Collected data entries:

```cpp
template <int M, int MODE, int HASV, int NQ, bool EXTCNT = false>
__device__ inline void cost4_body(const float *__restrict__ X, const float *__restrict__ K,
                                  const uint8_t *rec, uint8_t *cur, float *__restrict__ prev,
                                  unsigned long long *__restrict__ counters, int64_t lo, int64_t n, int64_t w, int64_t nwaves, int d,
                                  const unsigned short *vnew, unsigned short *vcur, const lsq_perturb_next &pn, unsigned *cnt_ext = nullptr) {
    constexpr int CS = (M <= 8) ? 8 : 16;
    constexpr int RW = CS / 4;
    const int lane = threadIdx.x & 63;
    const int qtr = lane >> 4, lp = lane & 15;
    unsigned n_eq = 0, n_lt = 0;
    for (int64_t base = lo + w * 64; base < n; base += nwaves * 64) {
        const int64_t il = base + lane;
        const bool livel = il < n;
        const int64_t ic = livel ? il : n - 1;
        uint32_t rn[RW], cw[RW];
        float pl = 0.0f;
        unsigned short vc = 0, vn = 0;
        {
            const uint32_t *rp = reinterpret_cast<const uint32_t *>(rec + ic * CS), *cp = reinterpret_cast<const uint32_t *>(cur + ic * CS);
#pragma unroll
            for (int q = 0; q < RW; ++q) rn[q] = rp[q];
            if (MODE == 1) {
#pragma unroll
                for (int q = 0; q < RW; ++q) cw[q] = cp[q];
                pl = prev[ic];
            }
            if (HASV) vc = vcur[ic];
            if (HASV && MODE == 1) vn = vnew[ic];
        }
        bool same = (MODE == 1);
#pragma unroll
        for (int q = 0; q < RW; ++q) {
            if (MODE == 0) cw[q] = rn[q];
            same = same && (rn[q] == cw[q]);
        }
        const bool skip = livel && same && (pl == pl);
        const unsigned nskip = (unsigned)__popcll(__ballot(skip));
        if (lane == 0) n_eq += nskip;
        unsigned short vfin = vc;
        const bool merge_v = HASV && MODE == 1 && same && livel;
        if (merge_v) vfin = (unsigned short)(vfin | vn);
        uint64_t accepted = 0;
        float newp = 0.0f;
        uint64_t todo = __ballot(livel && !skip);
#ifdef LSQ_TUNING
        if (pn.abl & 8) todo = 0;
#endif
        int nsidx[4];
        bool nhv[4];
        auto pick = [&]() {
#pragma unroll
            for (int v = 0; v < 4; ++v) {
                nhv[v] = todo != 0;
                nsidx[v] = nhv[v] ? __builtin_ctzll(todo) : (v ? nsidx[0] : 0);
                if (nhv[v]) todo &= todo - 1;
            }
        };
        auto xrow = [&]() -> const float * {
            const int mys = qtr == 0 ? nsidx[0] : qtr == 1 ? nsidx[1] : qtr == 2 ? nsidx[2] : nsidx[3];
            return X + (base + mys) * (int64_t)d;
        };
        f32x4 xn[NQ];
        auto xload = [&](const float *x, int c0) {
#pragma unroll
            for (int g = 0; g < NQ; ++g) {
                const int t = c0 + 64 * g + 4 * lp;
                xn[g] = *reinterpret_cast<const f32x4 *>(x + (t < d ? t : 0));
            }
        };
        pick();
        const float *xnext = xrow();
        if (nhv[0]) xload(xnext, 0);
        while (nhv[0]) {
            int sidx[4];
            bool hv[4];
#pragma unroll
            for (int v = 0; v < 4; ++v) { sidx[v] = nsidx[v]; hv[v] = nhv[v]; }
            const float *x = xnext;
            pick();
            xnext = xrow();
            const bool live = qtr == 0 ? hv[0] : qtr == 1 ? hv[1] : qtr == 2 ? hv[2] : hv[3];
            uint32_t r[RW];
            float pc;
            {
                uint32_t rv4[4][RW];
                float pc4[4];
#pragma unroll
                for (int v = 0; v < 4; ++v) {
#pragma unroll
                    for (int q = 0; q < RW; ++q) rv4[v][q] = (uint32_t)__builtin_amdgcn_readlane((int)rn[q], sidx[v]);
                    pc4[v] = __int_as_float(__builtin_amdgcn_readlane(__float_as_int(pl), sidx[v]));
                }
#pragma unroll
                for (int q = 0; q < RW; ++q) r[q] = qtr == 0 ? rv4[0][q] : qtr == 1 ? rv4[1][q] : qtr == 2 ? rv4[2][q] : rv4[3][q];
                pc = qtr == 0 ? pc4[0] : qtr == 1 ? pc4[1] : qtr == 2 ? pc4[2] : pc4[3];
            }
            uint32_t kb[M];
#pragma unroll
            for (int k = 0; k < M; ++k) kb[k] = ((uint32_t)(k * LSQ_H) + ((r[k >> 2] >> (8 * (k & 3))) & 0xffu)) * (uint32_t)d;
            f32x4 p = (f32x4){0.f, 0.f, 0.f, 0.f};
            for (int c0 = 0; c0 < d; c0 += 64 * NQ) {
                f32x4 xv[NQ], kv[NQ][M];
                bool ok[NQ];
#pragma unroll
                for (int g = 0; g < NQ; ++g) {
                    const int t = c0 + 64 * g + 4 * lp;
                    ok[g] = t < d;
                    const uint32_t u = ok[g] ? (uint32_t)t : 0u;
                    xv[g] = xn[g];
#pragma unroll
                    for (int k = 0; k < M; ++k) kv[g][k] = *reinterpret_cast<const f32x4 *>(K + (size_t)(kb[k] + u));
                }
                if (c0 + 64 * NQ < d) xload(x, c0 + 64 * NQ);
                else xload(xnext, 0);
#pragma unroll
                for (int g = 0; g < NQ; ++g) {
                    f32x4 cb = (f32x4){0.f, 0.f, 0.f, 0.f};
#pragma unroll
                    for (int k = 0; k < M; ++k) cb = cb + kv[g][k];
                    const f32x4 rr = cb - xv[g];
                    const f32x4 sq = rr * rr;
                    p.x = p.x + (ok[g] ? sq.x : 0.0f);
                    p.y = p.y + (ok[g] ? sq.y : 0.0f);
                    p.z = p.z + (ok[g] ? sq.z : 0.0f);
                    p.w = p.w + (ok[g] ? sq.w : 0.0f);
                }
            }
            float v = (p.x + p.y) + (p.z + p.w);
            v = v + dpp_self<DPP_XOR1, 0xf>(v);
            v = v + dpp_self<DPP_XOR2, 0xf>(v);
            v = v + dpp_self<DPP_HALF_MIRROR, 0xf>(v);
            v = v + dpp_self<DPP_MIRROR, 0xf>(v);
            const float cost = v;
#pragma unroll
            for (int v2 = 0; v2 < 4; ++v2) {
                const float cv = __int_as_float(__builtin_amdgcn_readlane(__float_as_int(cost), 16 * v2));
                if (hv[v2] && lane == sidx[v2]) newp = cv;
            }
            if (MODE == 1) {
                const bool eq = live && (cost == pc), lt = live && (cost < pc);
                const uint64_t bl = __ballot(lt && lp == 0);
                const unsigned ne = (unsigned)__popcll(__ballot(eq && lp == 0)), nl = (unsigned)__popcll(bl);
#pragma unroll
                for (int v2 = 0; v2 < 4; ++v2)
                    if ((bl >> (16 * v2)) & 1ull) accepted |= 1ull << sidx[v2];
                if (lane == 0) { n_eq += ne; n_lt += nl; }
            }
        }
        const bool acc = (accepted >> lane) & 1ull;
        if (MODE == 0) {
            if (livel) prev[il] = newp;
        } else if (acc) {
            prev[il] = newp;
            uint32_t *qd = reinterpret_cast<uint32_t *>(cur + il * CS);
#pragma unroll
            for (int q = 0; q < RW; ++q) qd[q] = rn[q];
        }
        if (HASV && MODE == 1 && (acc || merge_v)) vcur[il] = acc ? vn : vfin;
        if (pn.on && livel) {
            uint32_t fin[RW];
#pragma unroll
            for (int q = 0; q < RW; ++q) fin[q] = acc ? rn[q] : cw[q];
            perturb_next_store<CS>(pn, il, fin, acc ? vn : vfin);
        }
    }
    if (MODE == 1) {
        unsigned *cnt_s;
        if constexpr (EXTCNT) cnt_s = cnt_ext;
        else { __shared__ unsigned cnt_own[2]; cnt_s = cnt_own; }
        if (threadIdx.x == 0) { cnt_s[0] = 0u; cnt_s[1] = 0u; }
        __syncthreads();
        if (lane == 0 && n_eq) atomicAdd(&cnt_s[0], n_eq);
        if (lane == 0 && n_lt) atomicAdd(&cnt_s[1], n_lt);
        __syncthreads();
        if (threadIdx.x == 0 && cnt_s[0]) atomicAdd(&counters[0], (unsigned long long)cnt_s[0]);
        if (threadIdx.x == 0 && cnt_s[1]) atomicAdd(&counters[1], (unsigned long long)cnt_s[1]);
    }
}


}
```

* * *

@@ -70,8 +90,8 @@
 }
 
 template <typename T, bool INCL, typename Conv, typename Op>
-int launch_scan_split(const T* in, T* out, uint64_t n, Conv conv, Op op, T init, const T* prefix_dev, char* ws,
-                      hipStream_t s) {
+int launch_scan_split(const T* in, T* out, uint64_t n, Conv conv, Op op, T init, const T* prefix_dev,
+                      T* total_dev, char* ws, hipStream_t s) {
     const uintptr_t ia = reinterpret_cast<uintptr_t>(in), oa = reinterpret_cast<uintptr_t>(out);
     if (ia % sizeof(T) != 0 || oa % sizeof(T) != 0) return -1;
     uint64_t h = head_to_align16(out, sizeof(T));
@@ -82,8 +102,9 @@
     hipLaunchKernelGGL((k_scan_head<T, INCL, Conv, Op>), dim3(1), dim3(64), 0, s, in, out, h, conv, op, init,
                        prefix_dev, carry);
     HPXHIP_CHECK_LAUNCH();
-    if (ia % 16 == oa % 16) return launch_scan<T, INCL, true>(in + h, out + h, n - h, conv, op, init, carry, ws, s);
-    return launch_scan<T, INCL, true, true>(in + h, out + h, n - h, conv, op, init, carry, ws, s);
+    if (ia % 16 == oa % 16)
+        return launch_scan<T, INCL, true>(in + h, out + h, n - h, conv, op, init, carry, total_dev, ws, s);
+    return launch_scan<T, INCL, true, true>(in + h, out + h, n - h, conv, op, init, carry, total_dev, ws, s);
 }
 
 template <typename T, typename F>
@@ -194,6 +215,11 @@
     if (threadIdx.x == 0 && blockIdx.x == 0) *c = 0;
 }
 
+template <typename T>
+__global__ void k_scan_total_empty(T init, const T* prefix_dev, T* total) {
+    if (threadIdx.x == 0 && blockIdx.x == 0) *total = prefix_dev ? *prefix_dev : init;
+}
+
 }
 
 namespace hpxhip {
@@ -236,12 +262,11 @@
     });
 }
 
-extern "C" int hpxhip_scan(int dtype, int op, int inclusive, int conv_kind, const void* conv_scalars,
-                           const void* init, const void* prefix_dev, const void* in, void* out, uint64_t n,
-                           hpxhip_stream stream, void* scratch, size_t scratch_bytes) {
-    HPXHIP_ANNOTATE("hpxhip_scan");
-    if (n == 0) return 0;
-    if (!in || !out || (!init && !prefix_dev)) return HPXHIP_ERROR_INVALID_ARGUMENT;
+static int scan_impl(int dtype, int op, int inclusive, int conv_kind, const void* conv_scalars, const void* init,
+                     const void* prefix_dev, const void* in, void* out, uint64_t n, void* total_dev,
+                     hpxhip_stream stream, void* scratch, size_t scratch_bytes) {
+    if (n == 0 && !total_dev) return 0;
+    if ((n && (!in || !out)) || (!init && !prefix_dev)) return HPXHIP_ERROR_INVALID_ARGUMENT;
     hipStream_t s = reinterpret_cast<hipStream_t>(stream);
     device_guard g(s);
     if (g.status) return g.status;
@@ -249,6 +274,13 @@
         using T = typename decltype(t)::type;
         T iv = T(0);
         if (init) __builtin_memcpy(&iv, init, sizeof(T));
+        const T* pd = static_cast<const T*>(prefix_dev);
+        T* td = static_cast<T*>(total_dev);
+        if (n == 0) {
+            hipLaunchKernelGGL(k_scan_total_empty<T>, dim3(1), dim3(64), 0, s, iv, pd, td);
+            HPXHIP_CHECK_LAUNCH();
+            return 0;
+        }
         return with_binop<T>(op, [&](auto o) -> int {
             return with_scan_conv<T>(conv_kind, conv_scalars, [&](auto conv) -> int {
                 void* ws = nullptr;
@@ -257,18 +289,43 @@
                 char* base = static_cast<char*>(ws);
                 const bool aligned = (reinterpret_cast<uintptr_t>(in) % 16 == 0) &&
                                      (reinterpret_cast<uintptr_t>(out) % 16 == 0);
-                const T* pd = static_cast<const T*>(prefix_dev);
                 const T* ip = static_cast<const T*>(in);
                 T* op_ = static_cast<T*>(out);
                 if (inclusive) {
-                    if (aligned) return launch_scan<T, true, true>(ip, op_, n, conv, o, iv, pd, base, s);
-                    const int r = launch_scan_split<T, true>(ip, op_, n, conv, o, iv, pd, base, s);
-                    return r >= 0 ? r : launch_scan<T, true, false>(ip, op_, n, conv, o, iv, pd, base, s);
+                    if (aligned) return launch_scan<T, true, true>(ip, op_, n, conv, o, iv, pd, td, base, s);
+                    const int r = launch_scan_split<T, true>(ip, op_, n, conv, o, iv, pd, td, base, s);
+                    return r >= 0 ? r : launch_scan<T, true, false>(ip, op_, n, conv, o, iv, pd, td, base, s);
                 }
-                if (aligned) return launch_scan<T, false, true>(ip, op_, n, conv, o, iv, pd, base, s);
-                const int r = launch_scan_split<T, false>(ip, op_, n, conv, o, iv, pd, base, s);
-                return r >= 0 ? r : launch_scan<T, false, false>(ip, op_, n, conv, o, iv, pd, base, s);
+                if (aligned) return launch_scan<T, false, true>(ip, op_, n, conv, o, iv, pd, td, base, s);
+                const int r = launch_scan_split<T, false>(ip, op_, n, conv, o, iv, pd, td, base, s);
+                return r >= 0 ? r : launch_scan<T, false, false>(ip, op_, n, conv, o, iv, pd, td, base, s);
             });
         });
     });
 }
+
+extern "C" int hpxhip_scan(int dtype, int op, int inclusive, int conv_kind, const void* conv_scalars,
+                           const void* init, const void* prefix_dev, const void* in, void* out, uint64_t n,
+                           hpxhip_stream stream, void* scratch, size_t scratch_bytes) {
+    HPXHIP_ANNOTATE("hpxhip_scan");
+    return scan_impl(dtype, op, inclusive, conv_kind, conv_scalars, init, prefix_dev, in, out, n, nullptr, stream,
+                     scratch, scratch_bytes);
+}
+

...

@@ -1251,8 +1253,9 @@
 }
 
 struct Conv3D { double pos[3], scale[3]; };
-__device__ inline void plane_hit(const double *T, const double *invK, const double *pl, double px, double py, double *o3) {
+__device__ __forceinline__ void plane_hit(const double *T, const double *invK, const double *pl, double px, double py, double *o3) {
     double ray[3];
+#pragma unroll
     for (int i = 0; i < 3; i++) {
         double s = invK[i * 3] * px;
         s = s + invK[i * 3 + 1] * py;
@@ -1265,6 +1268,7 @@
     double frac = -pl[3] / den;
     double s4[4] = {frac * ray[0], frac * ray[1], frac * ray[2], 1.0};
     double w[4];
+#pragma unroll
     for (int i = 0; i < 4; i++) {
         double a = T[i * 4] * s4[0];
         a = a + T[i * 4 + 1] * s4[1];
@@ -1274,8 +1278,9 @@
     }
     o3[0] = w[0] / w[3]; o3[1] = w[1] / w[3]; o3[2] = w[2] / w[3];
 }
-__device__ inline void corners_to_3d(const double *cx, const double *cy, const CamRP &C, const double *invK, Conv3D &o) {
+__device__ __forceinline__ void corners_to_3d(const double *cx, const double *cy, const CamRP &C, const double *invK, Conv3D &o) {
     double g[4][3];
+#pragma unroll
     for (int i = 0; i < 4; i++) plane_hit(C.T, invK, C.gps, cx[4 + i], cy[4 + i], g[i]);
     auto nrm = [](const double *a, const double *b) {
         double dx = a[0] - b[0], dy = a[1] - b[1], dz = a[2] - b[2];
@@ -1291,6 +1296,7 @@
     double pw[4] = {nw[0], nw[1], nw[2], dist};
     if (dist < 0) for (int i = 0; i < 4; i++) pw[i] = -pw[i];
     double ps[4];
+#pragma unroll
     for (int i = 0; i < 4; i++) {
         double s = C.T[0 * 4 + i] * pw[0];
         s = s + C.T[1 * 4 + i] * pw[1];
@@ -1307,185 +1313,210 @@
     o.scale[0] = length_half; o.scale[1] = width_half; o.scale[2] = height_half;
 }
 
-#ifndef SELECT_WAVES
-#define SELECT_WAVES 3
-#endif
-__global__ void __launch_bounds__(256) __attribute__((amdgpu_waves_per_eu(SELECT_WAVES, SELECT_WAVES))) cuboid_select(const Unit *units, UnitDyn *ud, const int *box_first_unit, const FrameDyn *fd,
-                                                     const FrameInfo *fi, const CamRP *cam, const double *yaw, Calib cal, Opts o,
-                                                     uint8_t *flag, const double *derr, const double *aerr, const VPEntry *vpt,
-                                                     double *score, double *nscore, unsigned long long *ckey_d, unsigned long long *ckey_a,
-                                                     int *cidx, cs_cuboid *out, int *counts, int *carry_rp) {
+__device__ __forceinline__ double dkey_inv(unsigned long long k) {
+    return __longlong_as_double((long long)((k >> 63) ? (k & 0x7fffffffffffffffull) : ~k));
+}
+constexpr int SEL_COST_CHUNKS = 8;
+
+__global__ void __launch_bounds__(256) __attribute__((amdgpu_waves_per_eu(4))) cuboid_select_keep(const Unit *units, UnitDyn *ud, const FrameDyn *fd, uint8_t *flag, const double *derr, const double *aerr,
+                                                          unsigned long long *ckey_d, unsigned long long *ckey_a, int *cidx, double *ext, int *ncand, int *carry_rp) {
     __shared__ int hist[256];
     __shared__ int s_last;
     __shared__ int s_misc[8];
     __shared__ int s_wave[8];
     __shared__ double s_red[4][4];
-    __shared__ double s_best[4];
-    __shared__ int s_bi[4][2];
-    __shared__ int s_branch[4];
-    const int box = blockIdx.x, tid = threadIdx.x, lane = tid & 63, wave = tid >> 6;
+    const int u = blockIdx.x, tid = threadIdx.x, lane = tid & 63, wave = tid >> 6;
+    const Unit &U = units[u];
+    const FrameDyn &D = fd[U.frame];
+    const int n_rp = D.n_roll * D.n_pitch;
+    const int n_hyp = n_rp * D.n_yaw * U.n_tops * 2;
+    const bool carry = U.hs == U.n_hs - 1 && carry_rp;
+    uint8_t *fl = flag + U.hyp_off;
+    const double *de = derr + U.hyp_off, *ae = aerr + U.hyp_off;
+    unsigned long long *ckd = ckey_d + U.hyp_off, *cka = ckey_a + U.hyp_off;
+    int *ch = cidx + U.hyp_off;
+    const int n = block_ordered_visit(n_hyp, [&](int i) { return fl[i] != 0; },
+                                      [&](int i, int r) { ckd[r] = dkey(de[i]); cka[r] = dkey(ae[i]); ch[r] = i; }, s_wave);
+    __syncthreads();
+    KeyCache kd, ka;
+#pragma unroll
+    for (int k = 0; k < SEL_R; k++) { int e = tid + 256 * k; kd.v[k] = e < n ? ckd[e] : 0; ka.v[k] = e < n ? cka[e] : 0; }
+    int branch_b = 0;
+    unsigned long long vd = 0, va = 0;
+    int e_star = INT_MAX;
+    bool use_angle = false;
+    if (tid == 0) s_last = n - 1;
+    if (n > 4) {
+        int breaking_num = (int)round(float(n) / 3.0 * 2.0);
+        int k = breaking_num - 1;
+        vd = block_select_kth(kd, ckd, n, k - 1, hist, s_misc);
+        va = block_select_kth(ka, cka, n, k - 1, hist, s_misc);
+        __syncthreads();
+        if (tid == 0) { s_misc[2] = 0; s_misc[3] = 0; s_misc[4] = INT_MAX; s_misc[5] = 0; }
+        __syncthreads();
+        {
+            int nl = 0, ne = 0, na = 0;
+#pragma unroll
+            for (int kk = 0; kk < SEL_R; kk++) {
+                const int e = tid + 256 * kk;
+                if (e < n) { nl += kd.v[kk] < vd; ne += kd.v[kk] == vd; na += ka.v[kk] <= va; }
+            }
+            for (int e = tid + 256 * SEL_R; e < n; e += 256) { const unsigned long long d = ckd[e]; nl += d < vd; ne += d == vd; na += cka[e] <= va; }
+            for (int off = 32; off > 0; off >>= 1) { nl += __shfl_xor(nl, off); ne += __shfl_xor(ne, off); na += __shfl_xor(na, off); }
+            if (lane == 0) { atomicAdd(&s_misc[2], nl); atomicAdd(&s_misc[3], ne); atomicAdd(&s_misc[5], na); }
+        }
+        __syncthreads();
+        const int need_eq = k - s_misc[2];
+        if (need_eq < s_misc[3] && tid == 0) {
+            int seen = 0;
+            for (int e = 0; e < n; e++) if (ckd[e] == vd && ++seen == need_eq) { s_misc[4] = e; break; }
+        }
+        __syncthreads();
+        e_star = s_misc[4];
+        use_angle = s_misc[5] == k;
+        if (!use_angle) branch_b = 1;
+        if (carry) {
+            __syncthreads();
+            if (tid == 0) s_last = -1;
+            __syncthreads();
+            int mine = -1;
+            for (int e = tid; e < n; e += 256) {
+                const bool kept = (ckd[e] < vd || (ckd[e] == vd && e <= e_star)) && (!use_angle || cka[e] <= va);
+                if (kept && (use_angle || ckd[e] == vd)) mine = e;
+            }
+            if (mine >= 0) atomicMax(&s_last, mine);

## Task brief
Reproduce only the lines above spanning from the line containing "scan_impl(int dtype, int" through the line containing "const bool aligned", word for word.

## Answer to the exercise
+static int scan_impl(int dtype, int op, int inclusive, int conv_kind, const void* conv_scalars, const void* init,
+                     const void* prefix_dev, const void* in, void* out, uint64_t n, void* total_dev,
+                     hpxhip_stream stream, void* scratch, size_t scratch_bytes) {
+    if (n == 0 && !total_dev) return 0;
+    if ((n && (!in || !out)) || (!init && !prefix_dev)) return HPXHIP_ERROR_INVALID_ARGUMENT;
     hipStream_t s = reinterpret_cast<hipStream_t>(stream);
     device_guard g(s);
     if (g.status) return g.status;
@@ -249,6 +274,13 @@
         using T = typename decltype(t)::type;
         T iv = T(0);
         if (init) __builtin_memcpy(&iv, init, sizeof(T));
+        const T* pd = static_cast<const T*>(prefix_dev);
+        T* td = static_cast<T*>(total_dev);
+        if (n == 0) {
+            hipLaunchKernelGGL(k_scan_total_empty<T>, dim3(1), dim3(64), 0, s, iv, pd, td);
+            HPXHIP_CHECK_LAUNCH();
+            return 0;
+        }
         return with_binop<T>(op, [&](auto o) -> int {
             return with_scan_conv<T>(conv_kind, conv_scalars, [&](auto conv) -> int {
                 void* ws = nullptr;
@@ -257,18 +289,43 @@
                 char* base = static_cast<char*>(ws);
                 const bool aligned = (reinterpret_cast<uintptr_t>(in) % 16 == 0) &&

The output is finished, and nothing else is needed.